Emily Diana
University of Pennsylvania
ediana@wharton.upenn.edu
Bio
Emily Diana is a fourth-year doctoral student in Statistics at the Wharton School University of Pennsylvania. She is advised by Michael Kearns and Aaron Roth and researches ethical concerns in statistical learning theory particularly fairness in machine learning and private data analysis. Emily holds a B.A. in Applied Mathematics from Yale College and an M.S. in Statistics from Stanford University. Before graduate school she worked for two years as a scientific software developer at Lawrence Livermore National Laboratory and she currently maintains a research collaboration with Amazon Web Services. She is a Wharton Doctoral Programs peer mentor and serves as a student representative for the school’s PhD Executive Committee.

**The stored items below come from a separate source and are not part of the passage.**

struct SetOrderArgs {
    const int32_t* slot;
    const int32_t* rid;
    const uint8_t* com;
    int k;
    int8_t* outcome;
    int32_t* clen;

    static constexpr int kKeys = 4, kTexts = kSetTexts, kDeferred = kSetDeferred, kMapWords = 3 * kOrderSlotWords;
    __device__ void load(int b, bool live, int (&key)[kKeys]) const
    {
        key[0] = live ? slot[b] : 0, key[1] = live ? rid[b] : 0, key[2] = live && clen[b] >= 0, key[3] = live && com[b] == kComTopic;
    }
    static __device__ bool hit(const int (&key)[kKeys], const uint32_t* slots)
    {
        return bit_of(slots, key[0]) || (key[2] && bit_of(slots + kOrderSlotWords, key[1])) ||
               (key[3] && bit_of(slots + 2 * kOrderSlotWords, key[1]));
    }
    static __device__ void touch(const int (&key)[kKeys], int outcome, uint32_t* slots)
    {
        if (outcome > kSetIgntellOff) return;
        set_bit(slots, key[0]);
        if (outcome == kSetIgnallOn || outcome == kSetIgnallOff || outcome == kSetColourOn || outcome == kSetColourOff)
            set_bit(slots + kOrderSlotWords, key[1]);
        if (outcome == kSetTopicSet) set_bit(slots + 2 * kOrderSlotWords, key[1]);
    }
    __device__ void also_void(int) const {}
};

}

extern "C" __global__ void __launch_bounds__(kBlock) nuts_fanout_measure_batch(Args a) { measure<false>(a); }
extern "C" __global__ void __launch_bounds__(kBlock) nuts_fanout_measure_broadcast(Args a) { measure<true>(a); }
extern "C" __global__ void __launch_bounds__(kBlock) nuts_fanout_emit_batch(Args a) { emit<false>(a); }
extern "C" __global__ void __launch_bounds__(kBlock) nuts_fanout_emit_broadcast(Args a) { emit<true>(a); }
extern "C" __global__ void __launch_bounds__(kBlock) nuts_fanout_measure_many(ManyArgs a) { measure_many(a); }
extern "C" __global__ void __launch_bounds__(kBlock) nuts_fanout_emit_many(ManyArgs a) { emit_many(a); }
extern "C" __global__ void __launch_bounds__(kBlock) nuts_roster_measure(RosterArgs a) { roster_measure(a); }
extern "C" __global__ void __launch_bounds__(kBlock) nuts_roster_emit(RosterArgs a) { roster_emit(a); }
extern "C" __global__ void __launch_bounds__(kBlock) nuts_roster_plan(PlanArgs a) { roster_plan(a); }
extern "C" __global__ void __launch_bounds__(kBlock) nuts_roster_record(RecordArgs a) { roster_record<kRevLines>(a); }
extern "C" __global__ void __launch_bounds__(kBlock) nuts_roster_review(ReviewArgs a) { roster_review<kRevLines>(a); }
extern "C" __global__ void __launch_bounds__(kBlock) nuts_roster_speak(SpeakArgs a) { roster_speak(a); }
extern "C" __global__ void __launch_bounds__(kBlock) nuts_roster_speak_plan(SpeakPlanArgs a) { roster_speak_plan(a); }
extern "C" __global__ void __launch_bounds__(kBlock) nuts_roster_parse(ParseArgs a) { roster_parse(a); }
extern "C" __global__ void __launch_bounds__(kBlock) nuts_roster_tell(TellArgs a) { roster_tell(a); }
extern "C" __global__ void __launch_bounds__(kBlock) nuts_roster_record_tell(RecordArgs a) { roster_record<kTellLines>(a); }
extern "C" __global__ void __launch_bounds__(kBlock) nuts_roster_revtell(ReviewArgs a) { roster_review<kTellLines>(a); }
extern "C" __global__ void __launch_bounds__(kBlock) nuts_roster_look(LookArgs a) { roster_look(a); }
extern "C" __global__ void __launch_bounds__(kBlock) nuts_roster_relay(RelayArgs a) { roster_relay(a); }
extern "C" __global__ void __launch_bounds__(kBlock) nuts_roster_who(WhoArgs a) { roster_who(a); }
extern "C" __global__ void __launch_bounds__(kBlock) nuts_roster_who_shown(WhoArgs a) { roster_who_shown(a); }
extern "C" __global__ void __launch_bounds__(kBlock) nuts_roster_rooms_count(RoomsArgs a) { roster_rooms_count(a); }
extern "C" __global__ void __launch_bounds__(kBlock) nuts_roster_rooms_lines(RoomsArgs a) { roster_rooms_lines(a); }
extern "C" __global__ void __launch_bounds__(kBlock) nuts_roster_go(GoArgs a) { roster_go(a); }
extern "C" __global__ void __launch_bounds__(kBlock) nuts_roster_go_order(GoOrderArgs a) { order_events(a); }
extern "C" __global__ void __launch_bounds__(kBlock) nuts_roster_access(AccessArgs a) { roster_access(a); }
extern "C" __global__ void __launch_bounds__(kBlock) nuts_roster_access_order(AccessOrderArgs a) { order_events(a); }
extern "C" __global__ void __launch_bounds__(kBlock) nuts_roster_clone(CloneArgs a) { roster_clone(a); }
extern "C" __global__ void __launch_bounds__(kBlock) nuts_roster_clone_order(CloneOrderArgs a) { order_events(a); }
extern "C" __global__ void __launch_bounds__(kBlock) nuts_roster_set(SetArgs a) { roster_set(a); }
extern "C" __global__ void __launch_bounds__(kBlock) nuts_roster_set_order(SetOrderArgs a) { order_events(a); }


namespace {

struct Buffers {
    uint8_t* d_block = nullptr;
// ... 128 lines not shown
    if (timing) {
        timing->kernels_us = (double)ms * 1e3;
        timing->end_to_end_us = (t1 - t0) * 1e-3;
    }
    return 0;
}

template <typename T>
int fill_timing(T* timing, double t0, double t1, size_t h2d_bytes, size_t d2h_bytes)
{
    if (fill_timing(timing, t0, t1)) return -1;
    if (timing) {
        timing->h2d_bytes = (int64_t)h2d_bytes;
        timing->d2h_bytes = (int64_t)d2h_bytes;
    }
    return 0;
}

int check_bounds(int violations, const char* what)
{
    if (!violations) return 0;
    snprintf(g_err, sizeof(g_err), "%d %s(s) exceeded the hard output bounds (6*len+4 bytes, %d writes)", violations,
             what, kMaxWrites);
    return -1;
}

int fetch_results(const uint8_t* d, size_t res_at, size_t res_bytes)
{
    ND_CHECK(hipEventRecord(g.ev1, g.stream));
    ND_CHECK(hipMemcpyAsync(gm.res, d + res_at, res_bytes, hipMemcpyDeviceToHost, g.stream));
    ND_CHECK(hipStreamSynchronize(g.stream));
    return 0;
}

size_t layout_many(uintptr_t base, size_t text_bytes, size_t scan_bytes, ManyArgs& a, uint8_t** scan)
{
    Carver take{base};
    const size_t k = (size_t)a.k, m = (size_t)a.m;
    take(a.text, text_bytes);
    take(a.text_off, k);
    take(a.text_len, k);
    take(a.flags, k);
    take(a.com_num, k);
    take(a.item_off, k + 1);
    take(a.tile_off, k + 1);
    take(a.rec, m);
    take(a.violations, 1);
    take(a.admitted, m);
    take(a.out_off, m + 1);
    take(a.w_off, m + 1);
    take(a.nbytes, m + 1);
    take(a.nwrites, m + 1);
    take(a.arena, (size_t)a.arena_cap);
    take(a.wsz, (size_t)a.wsz_cap);
    take(*scan, scan_bytes);
    return take.at;
}

constexpr int kMaxRosters = 64;
constexpr int kMaxCapacity = 65536;

enum KeptId { kKeptSpeech, kKeptAfk, kKeptRooms, kKeptUdesc, kKeptWho, kKeptClones, kKeptNames, kKeptGo, kKeptCount };
struct KeptTable {
    const char* what;
    uint8_t* d = nullptr;
};

struct Roster {
    bool live = false;
    bool resident = false;
    int capacity = 0;
    int64_t rooms = 0;
    uint8_t* d = nullptr;
    uint8_t* mirror = nullptr;
    size_t cap_d = 0, cap_mirror = 0;
    int review_rooms = 0;
    uint8_t* rings = nullptr;
    bool revtell = false;
    uint8_t* tell_rings = nullptr;
    int look_rooms = 0;
    int clones = 0;
    KeptTable kept[kKeptCount] = {{"speaker table"}, {"AFK messages"}, {"room table"}, {"user descriptions"},
                                  {"who table"}, {"clone records"}, {"room names"}, {"go table"}};
};
Roster g_rosters[kMaxRosters];

void take_clones(Carver& take, int clones, const int32_t*& owner, const int32_t*& room, const uint8_t*& hear)
{
// ... 778 lines not shown
    return rocprim::make_transform_iterator(rocprim::make_counting_iterator(0),
                                            ItemCount<int32_t>{a.admitted, a.slot, a.vw, a.capacity, m});
}

Roster* roster_at(int handle)
{
    if (handle < 0 || handle >= kMaxRosters || !g_rosters[handle].live) {
        snprintf(g_err, sizeof(g_err), "no live roster %d", handle);
        return nullptr;
    }
    return &g_rosters[handle];
}

}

Multiaccurate Proxies for Downstream Fairness
Multiaccurate Proxies for Downstream Fairness
We study the problem of training a model that must obey demographic fairness conditions when the sensitive features are not available at training time — in other words how can we train a model to be fair by race when we don’t have data about race? We adopt a fairness pipeline perspective in which an “upstream” learner that does have access to the sensitive features will learn a proxy model for these features from the other attributes. The goal of the proxy is to allow a general “downstream” learner — with minimal assumptions on their prediction task — to be able to use the proxy to train a model that is fair with respect to the true sensitive features. We show that obeying multiaccuracy constraints with respect to the downstream model class suffices for this purpose and provide sample- and oracle efficient-algorithms and generalization bounds for learning such proxies. In general multiaccuracy can be much easier to satisfy than classification accuracy and can be satisfied even when the sensitive features are hard to predict.